Growing health and wellness through agroforestry

Guest post from Hawaii’s Kaulunani Urban and Community Forestry Program in coordination with the Western Urban and Community Forestry Network's #HealthyTreesHealthyLives social media campaign. Explore the hashtag #HealthyTreesHealthyLives on social media to learn more. 

Blanche Pope Elementary School is a small rural school serving a native Hawaiian Homestead community in the town of Waimānalo, Oʻahu. The school and broader community are strongly grounded in Hawaiian culture, which values growing food on their land for subsistence. 

To improve the health and wellbeing of students and staff, the school initiated a weekly walk around the campus. To support this effort, they applied for an urban forestry community cost-share grant to install an 800 foot-long pathway around the campus shaded by trees, and including exercise stations to create a complete "fitness circuit.” The pathway design incorporated breadfruit (Artocarpus altilis), trees (`ulu) every 100 feet, so walkers and runners could measure their progress. `Ulu, which means “to grow, to spread out” in Hawaiian, makes it a natural choice for their tree planting project. `Ulu trees grow into tall shade trees and are a highly nutritious food source, popular across the Pacific.  In addition to being a source of physical sustenance, the tree is also a source of cultural sustenance with multiple medicinal and textile uses, for example its bark is used to make barkcloth and its sap can be used as a glue for gourds or to seal canoes. Additional fruit and food trees such as banana, papaya, mango, coconut, and citrus were planted along the pathway and perimeter of school as part of a “food forest,” which can supplement the nutritional needs of the students and families. With 67% of the school’s students eligible for free/reduced lunches, this project meets an important need in the school and community.

The grant also provided shade to playground areas and the school frontage sidewalk as well as shaded spaces for outdoor learning activities enabling the students to regularly experience the benefits of a greener campus. Benefits for improved learning outcomes, attention and wellness are well documented in literature.

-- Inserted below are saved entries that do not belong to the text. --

template <bool IDS, int SLOTS, bool TEX, int XMODE, bool FAST, int OUT>
__device__ __forceinline__ void groupKernelBody(const char *hPose, const char *hGeom, uint32_t hViews, uint32_t hInstances,
                                                uint32_t hPool, uint32_t hShape, uint32_t hGroups, uint32_t hPrefix,
                                                uint32_t hFirst01, uint32_t hFirst23, const RasterParams p)
{
    __shared__ GroupLds<SLOTS> lds;
    constexpr int kBackground = GroupLds<SLOTS>::kBackground;
    const int wave = __builtin_amdgcn_readfirstlane(threadIdx.x / kWave);
    const int lane = threadIdx.x % kWave;
    if (!FAST || wave >= 2)
        touchKernelArguments<(FAST ? 48 : 0) + sizeof(RasterParams)>();
    const uint32_t aNumViews = FAST ? hViews : p.numViews;
    const uint32_t aGrpViews = FAST ? (hShape & 255u) : p.grpViews;
    const uint32_t aXcdSkew = FAST ? ((hShape >> 8) & 15u) : p.xcdSkew;
    const uint32_t aXcdRotate = FAST ? ((hShape >> 12) & 1u) : p.xcdRotate;
    const uint32_t aGrpPerView = FAST ? 1u : p.grpPerView;
    const uint32_t aGrid = FAST ? hGroups : gridDim.x;
    const uint32_t aUniInstances = FAST ? ((hShape >> 13) & 7u) : p.uniInstances;
    const uint32_t aUniCams = FAST ? ((hShape >> 16) & 255u) : p.uniCamsPerWorld;
    const uint32_t dskip = FAST ? 0u : p.debugSkip;
    const PoseLayout lay = poseLayout(hViews, hInstances);
    const float *aCamRot = FAST ? reinterpret_cast<const float *>(hPose + lay.camRot) : p.camRot;
    const float *aCamPos = FAST ? reinterpret_cast<const float *>(hPose + lay.camPos) : p.camPos;
    const int32_t *aInstObj = FAST ? reinterpret_cast<const int32_t *>(hPose + lay.instObj) : p.instObj;
    const uint32_t tilesPerView = FAST ? 1u : p.tilesFast * p.tilesSlow;
    uint32_t firstView, groupViews, firstTile, groupTiles;
    const uint32_t blk = ((XMODE & 1) && SLOTS == 16 && aXcdSkew && (blockIdx.x ^ 1u) < aGrid)
                             ? blockIdx.x ^ 1u : blockIdx.x;
    if ((XMODE & 2) && blockIdx.x == 0 && threadIdx.x == (groupWaves(TEX) - 1) * kWave && p.xccReport)
        *p.xccReport = __builtin_amdgcn_s_getreg((3 << 11) | 20);
    uint32_t bid = blk;
    if (aXcdRotate && (bid | 7u) < aGrid)
        bid = (bid & ~7u) | ((bid + 2u * (bid >> 3)) & 7u);
    if (aGrpPerView == 1) {
        firstView = bid * aGrpViews;
        groupViews = aGrpViews;
        firstTile = 0;
        groupTiles = groupViews * tilesPerView;
    } else {
        firstView = bid / aGrpPerView;
        groupViews = 1;
        firstTile = (bid - firstView * aGrpPerView) * p.grpChunkTiles;
        groupTiles = min(p.grpChunkTiles, tilesPerView - firstTile);
    }
    uint32_t firstStrip = 0, numStrips = groupTiles * 8;
    if (SLOTS == 16 && aXcdSkew) {
        if (blk & 1u) {
            firstStrip = aXcdSkew;
            numStrips -= aXcdSkew;
        } else {
            groupViews += 1;
            groupTiles += 1;
            numStrips += aXcdSkew;
        }
    }
    const int groupRecs = (int)groupViews * SLOTS;
    const int numPairs = (int)groupTiles * SLOTS;
    const float invNear = p.invNear, invFar = p.invFar;
    if (dskip & 16u)
        return;
    unsigned long long *stamps = (!FAST && p.debugStamps && wave < 4)
        ? p.debugStamps + ((size_t)blockIdx.x * 4 + wave) * 8 : nullptr;
#define MRX_STAMP(i)                                                           \
    do {                                                                       \
        if (stamps && lane == 0)                                               \
            stamps[i] = __builtin_amdgcn_s_memrealtime();                      \
    } while (0)
    MRX_STAMP(0);
    for (int i = threadIdx.x; i < numPairs; i += groupWaves(TEX) * kWave)
        lds.masks[i] = 0u;

    if (wave == groupWaves(TEX) - 1 && lane < (int)groupTiles) {
        uint32_t vi = (uint32_t)lane, tile = firstTile;
        if (tilesPerView != 1) {
            vi = groupViews == 1 ? 0u : (uint32_t)lane / tilesPerView;
            tile = firstTile + (uint32_t)lane - vi * tilesPerView;
        }
        const uint32_t ty = tilesPerView != 1 ? tile / p.tilesFast : 0u;
        lds.tileInfo[lane][0] = firstView + vi;
        lds.tileInfo[lane][1] = (tile - ty * p.tilesFast) * 64u;
        lds.tileInfo[lane][2] = ty * 64u;
        lds.tileInfo[lane][3] = (firstView + vi < aNumViews ? kTileValid : 0u) | ((vi * SLOTS) << 8);
    }
    if (wave == groupWaves(TEX) - 1) {
        uint32_t base = 0;
        for (uint32_t c0 = 0; c0 < groupTiles * 8u; c0 += kWave) {
            const uint32_t c = c0 + (uint32_t)lane;
            uint32_t strip = c / groupTiles, tile = c - strip * groupTiles;
            if (tilesPerView != 1) {
                tile = c >> 3;
                strip = c & 7u;
            }
            const uint32_t g = tile * 8u + strip;
            const bool ok = strip < 8u && g >= firstStrip && g < firstStrip + numStrips;
            const uint64_t m = __ballot(ok);
            if (ok)
                lds.itemOrder[base + __builtin_popcountll(m & ((1ull << lane) - 1ull))] = (uint8_t)g;
            base += (uint32_t)__builtin_popcountll(m);
        }
    }
    if (wave * kWave < groupRecs) {
        const int rec = wave * kWave + lane;
        const int vi = rec / SLOTS, k = rec % SLOTS;
        const bool recOk = rec < groupRecs;
        const bool viewOk = recOk && firstView + vi < aNumViews;
        const uint32_t view = viewOk ? firstView + vi : 0u;
        WorldTri wt;
        uint32_t numTris;
        if (aUniInstances) {
            const uint32_t kk = (uint32_t)k;
            const uint32_t pre1 = FAST ? (hPrefix & 255u) : p.uniPrefix[1], pre2 = FAST ? ((hPrefix >> 8) & 255u) : p.uniPrefix[2];
            const uint32_t pre3 = FAST ? ((hPrefix >> 16) & 255u) : p.uniPrefix[3], pre4 = FAST ? (hPrefix >> 24) : p.uniPrefix[4];
            const uint32_t ft0 = FAST ? (hFirst01 & 0xFFFFu) : p.uniFirstTri[0], ft1 = FAST ? (hFirst01 >> 16) : p.uniFirstTri[1];
            const uint32_t ft2 = FAST ? (hFirst23 & 0xFFFFu) : p.uniFirstTri[2], ft3 = FAST ? (hFirst23 >> 16) : p.uniFirstTri[3];
            const uint32_t li = (kk >= pre1 ? 1u : 0u) + (kk >= pre2 ? 1u : 0u) + (kk >= pre3 ? 1u : 0u);
            const uint32_t pre = li == 0 ? 0u : li == 1 ? pre1 : li == 2 ? pre2 : pre3;
            const uint32_t first = li == 0 ? ft0 : li == 1 ? ft1 : li == 2 ? ft2 : ft3;
            uint32_t world = view;
            if (aUniCams != 1)
                world = view / aUniCams;
            wt.inst = world * aUniInstances + li;
            wt.tri = first + (kk - pre);
            numTris = viewOk ? pre4 : 0u;
            if (kk >= pre4) {
                wt.inst = 0;
                wt.tri = 0;
            }
        } else {
            wt = p.viewTris[view * p.viewTriStride + ((uint32_t)k < p.viewTriStride ? (uint32_t)k : 0u)];
            numTris = viewOk ? p.viewTriCount[view] : 0u;
        }
        ViewConst vc;
        {
            const float4 q = *reinterpret_cast<const float4 *>(aCamRot + 4 * view);
            quatToMat(q.x, q.y, q.z, q.w, vc.Rc);
#pragma unroll
            for (int r = 0; r < 3; ++r) {
                vc.c[r] = aCamPos[3 * view + r];
                vc.lv[r] = dot3(vc.Rc[0][r], vc.Rc[1][r], vc.Rc[2][r],
                                p.toLight[0], p.toLight[1], p.toLight[2]);
            }
        }
        TriPlanes c;
        c.A0 = c.B0 = c.C0 = c.A1 = c.B1 = c.C1 = 0.0f;
        c.A2 = c.B2 = c.C2 = c.Dx = c.Dy = c.Dc = 0.0f;
        c.bbX0 = c.bbX1 = c.bbY0 = c.bbY1 = 0.0f;
        bool valid = false;
        MRX_STAMP(1);
        if (recOk) {
            lds.shade[rec][1] = __int_as_float(-1);
            if ((uint32_t)k < numTris && !(dskip & 8u)) {
                const GroupSetupArgs sa = {
                    FAST ? reinterpret_cast<const ObjTri *>(hGeom) : p.tris,
                    FAST ? reinterpret_cast<const TriMat *>(hGeom + geomMatsOffset(hPool)) : p.triMats,
                    FAST ? reinterpret_cast<const float *>(hPose + lay.instPos) : p.instPos,
                    FAST ? reinterpret_cast<const float *>(hPose + lay.instRot) : p.instRot,
                    FAST ? reinterpret_cast<const float *>(hPose + lay.instScale) : p.instScale,
                    p.sx, p.ox, p.sz, p.oz, p.s6bPad, p.ambient, p.diffuse, p.transposed };
                InstXform x;
                instanceTransform(sa, vc, wt.inst, x);
                valid = setupTriangleCore<true, OUT != kOutDepth>(sa, vc.lv, x, wt.tri, aInstObj[wt.inst], k, c,
                                                                  lds.shade[rec], lds.cold[rec]);
            }
            MRX_STAMP(2);
            float4 *dst = reinterpret_cast<float4 *>(lds.planes[rec]);
            dst[0] = make_float4(c.A0, c.A1, c.A2, c.Dx);
            dst[1] = make_float4(c.B0, c.B1, c.B2, c.Dy);
            dst[2] = make_float4(c.C0, c.C1, c.C2, c.Dc);
            dst[3] = make_float4(c.bbX0, c.bbX1, c.bbY0, c.bbY1);
            lds.live[rec] = (valid && !(dskip & 4u)) ? 1u : 0u;
        }
        if (rec == 0) {
            lds.nextItem = 0;
            lds.shade[kBackground][0] = __uint_as_float(0xFF000000u);
            lds.shade[kBackground][1] = __int_as_float(-1);
            lds.shade[kBackground][2] = __int_as_float(-1);
            lds.shade[kBackground][3] = __int_as_float(-1);
        }
    }
    __syncthreads();
    MRX_STAMP(3);

    constexpr int kPairStride = (groupWaves(TEX) / 4) * kWave;
    for (int pair = (wave >> 2) * kWave + lane; pair - lane < numPairs; pair += kPairStride) {
        if (pair >= numPairs)
            continue;
        const int j = pair / SLOTS, k = pair % SLOTS;
        const uint32_t info = lds.tileInfo[j][3];
        const int rec = (int)(info >> 8) + k;
        if (!(info & kTileValid) || !lds.live[rec])
            continue;
        const float4 *src = reinterpret_cast<const float4 *>(lds.planes[rec]);
        const float4 a = src[0], b = src[1], cc = src[2], bb = src[3];
        TriPlanes c;
        c.A0 = a.x; c.A1 = a.y; c.A2 = a.z; c.Dx = a.w;
        c.B0 = b.x; c.B1 = b.y; c.B2 = b.z; c.Dy = b.w;
        c.C0 = cc.x; c.C1 = cc.y; c.C2 = cc.z; c.Dc = cc.w;
        c.bbX0 = bb.x; c.bbX1 = bb.y; c.bbY0 = bb.z; c.bbY1 = bb.w;
        const uint32_t tx0 = lds.tileInfo[j][1], ty0 = lds.tileInfo[j][2];
        bool nearOk = false;
        uint32_t m;
        switch (wave & 3) {
        case 0: m = classifyStrips<0, 2>(c, tx0, ty0, invNear, invFar, nearOk); break;
        case 1: m = classifyStrips<2, 4>(c, tx0, ty0, invNear, invFar, nearOk); break;
        case 2: m = classifyStrips<4, 6>(c, tx0, ty0, invNear, invFar, nearOk); break;
        default: m = classifyStrips<6, 8>(c, tx0, ty0, invNear, invFar, nearOk); break;
        }
        if (nearOk)
            m |= 1u << (16 + (wave & 3));
        if (m)
            atomicOr(&lds.masks[pair], m);
    }
    __syncthreads();
    MRX_STAMP(4);

    const int lx = lane & 7, ly = lane >> 3;
    const uint32_t laneOff = (uint32_t)ly * p.nfast + 4u * lx;
    int cachedTile = -1, recBase = 0;
    constexpr int SUBS = (SLOTS + kWave - 1) / kWave;
    constexpr int LANES = SLOTS < kWave ? SLOTS : kWave;
    uint32_t view = 0, tileX0 = 0, tileY0 = 0, mask[SUBS] = {};
    float pxTile[2][kRegionBlocks] = {};
    bool anyTex = false, nearFree = false, full = false;
    uint32_t *rgbTile = nullptr;
    float *depthTile = nullptr;
    int32_t *idsTile = nullptr;
    const bool doRgb = storesRgb<OUT>(p.rgb), doDepth = storesDepth<OUT>(p.depth);
    for (;;) {
        uint32_t item = 0;
        if (lane == 0)
            item = atomicAdd(&lds.nextItem, 1u);
        item = __builtin_amdgcn_readfirstlane(item);
        if (item >= numStrips)
            break;
        item = __builtin_amdgcn_readfirstlane((uint32_t)lds.itemOrder[item]);
        const int j = (int)(item >> 3), strip = (int)(item & 7u);
        if (j != cachedTile) {
            const uint32_t info = __builtin_amdgcn_readfirstlane(lds.tileInfo[j][3]);
            if (!(info & kTileValid))
                continue;
            cachedTile = j;
            recBase = (int)(info >> 8);
            view = __builtin_amdgcn_readfirstlane(lds.tileInfo[j][0]);
            tileX0 = __builtin_amdgcn_readfirstlane(lds.tileInfo[j][1]);
            tileY0 = __builtin_amdgcn_readfirstlane(lds.tileInfo[j][2]);
            const size_t tileBase = ((size_t)view * p.nslow + tileY0) * p.nfast + tileX0;
            rgbTile = p.rgb + tileBase;
            depthTile = p.depth + tileBase;
            idsTile = IDS ? p.ids + tileBase : nullptr;
            full = (p.nfast & 3u) == 0 && tileX0 + 64u <= p.nfast && tileY0 + 64u <= p.nslow;
            anyTex = false;
            nearFree = true;
#pragma unroll
            for (int sub = 0; sub < SUBS; ++sub) {
                const int slot = sub * kWave + lane;
                mask[sub] = lane < LANES ? lds.masks[j * SLOTS + slot] : 0u;
                const int32_t tex = lane < LANES ? __float_as_int(lds.shade[recBase + slot][1]) : -1;
                anyTex = anyTex || __ballot((mask[sub] & 0xFFFFu) != 0 && tex >= 0) != 0;
                nearFree = nearFree &&
                           __ballot((mask[sub] & 0xFFFFu) != 0 && ((mask[sub] >> 16) & 0xFu) != 0xFu) == 0;
            }
#pragma unroll
            for (int hf = 0; hf < 2; ++hf)
#pragma unroll
                for (int b = 0; b < kRegionBlocks; ++b)
                    pxTile[hf][b] = (float)(tileX0 + hf * 32 + 4 * lx + b);
        }
        const uint32_t fy = tileY0 + strip * 8 + ly;
        const float py = (float)fy;
#pragma unroll
        for (int hf = 0; hf < 2; ++hf) {
            const uint32_t fx0 = tileX0 + hf * 32 + 4 * lx;
            const uint32_t pixOff = (uint32_t)(strip * 8) * p.nfast + hf * 32 + laneOff;
            uint64_t act[SUBS];
            bool any = false;
#pragma unroll
            for (int sub = 0; sub < SUBS; ++sub) {
                act[sub] = __ballot((mask[sub] >> (2 * strip + hf)) & 1u);
                any = any || act[sub] != 0;
            }
            if (!any) {
                if (full)
                    storeBackground<IDS, true>(p, doRgb, doDepth, rgbTile, depthTile, idsTile, pixOff, fx0, fy);
                else
                    storeBackground<IDS, false>(p, doRgb, doDepth, rgbTile, depthTile, idsTile, pixOff, fx0, fy);
                continue;
            }
            const float (&px)[kRegionBlocks] = pxTile[hf];
            float best[kRegionBlocks];
            int32_t bid[kRegionBlocks];
#pragma unroll
            for (int b = 0; b < kRegionBlocks; ++b) {
                best[b] = invFar;
                bid[b] = kBackground * 16;
            }
            if (!(dskip & 2u)) {
#pragma unroll
                for (int sub = 0; sub < SUBS; ++sub) {
                    if (SUBS > 1 && act[sub] == 0)
                        continue;
                    if (nearFree)
                        rasterRegion<false, 4>(lds.planes, act[sub], recBase + sub * kWave, px, py, invNear, best, bid);
                    else
                        rasterRegion<true, 4>(lds.planes, act[sub], recBase + sub * kWave, px, py, invNear, best, bid);
                }
            }
            if (full)
                storeRegion<IDS, true, TEX, OUT>(p, lds, doRgb, doDepth, rgbTile, depthTile, idsTile, pixOff, fx0, fy,
                                            anyTex, px, py, best, bid);
            else
                storeRegion<IDS, false, TEX, OUT>(p, lds, doRgb, doDepth, rgbTile, depthTile, idsTile, pixOff, fx0, fy,
                                             anyTex, px, py, best, bid);
        }
    }
    MRX_STAMP(5);
    MRX_STAMP(6);
    if (stamps && lane == 0)
        stamps[7] = ((unsigned long long)__builtin_amdgcn_s_getreg((31 << 11) | 20) << 32) |
                    (unsigned long long)__builtin_amdgcn_s_getreg((31 << 11) | 4);
#undef MRX_STAMP
}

One of the main outcomes of this project is in involving the surrounding community in "fruit tree care days" to harvest the fruits and do periodic tree maintenance. This enables the benefits of food, exercise, shade and health to spill over into the community.

Students have directly benefited from this project through ongoing engagement during the school day and after-school stewardship programs including a gardening club which also maintains a vegetable garden and “sponge” garden to treat stormwater runoff. These students and their teacher readily share their pride with visitors as Ambassadors for the project.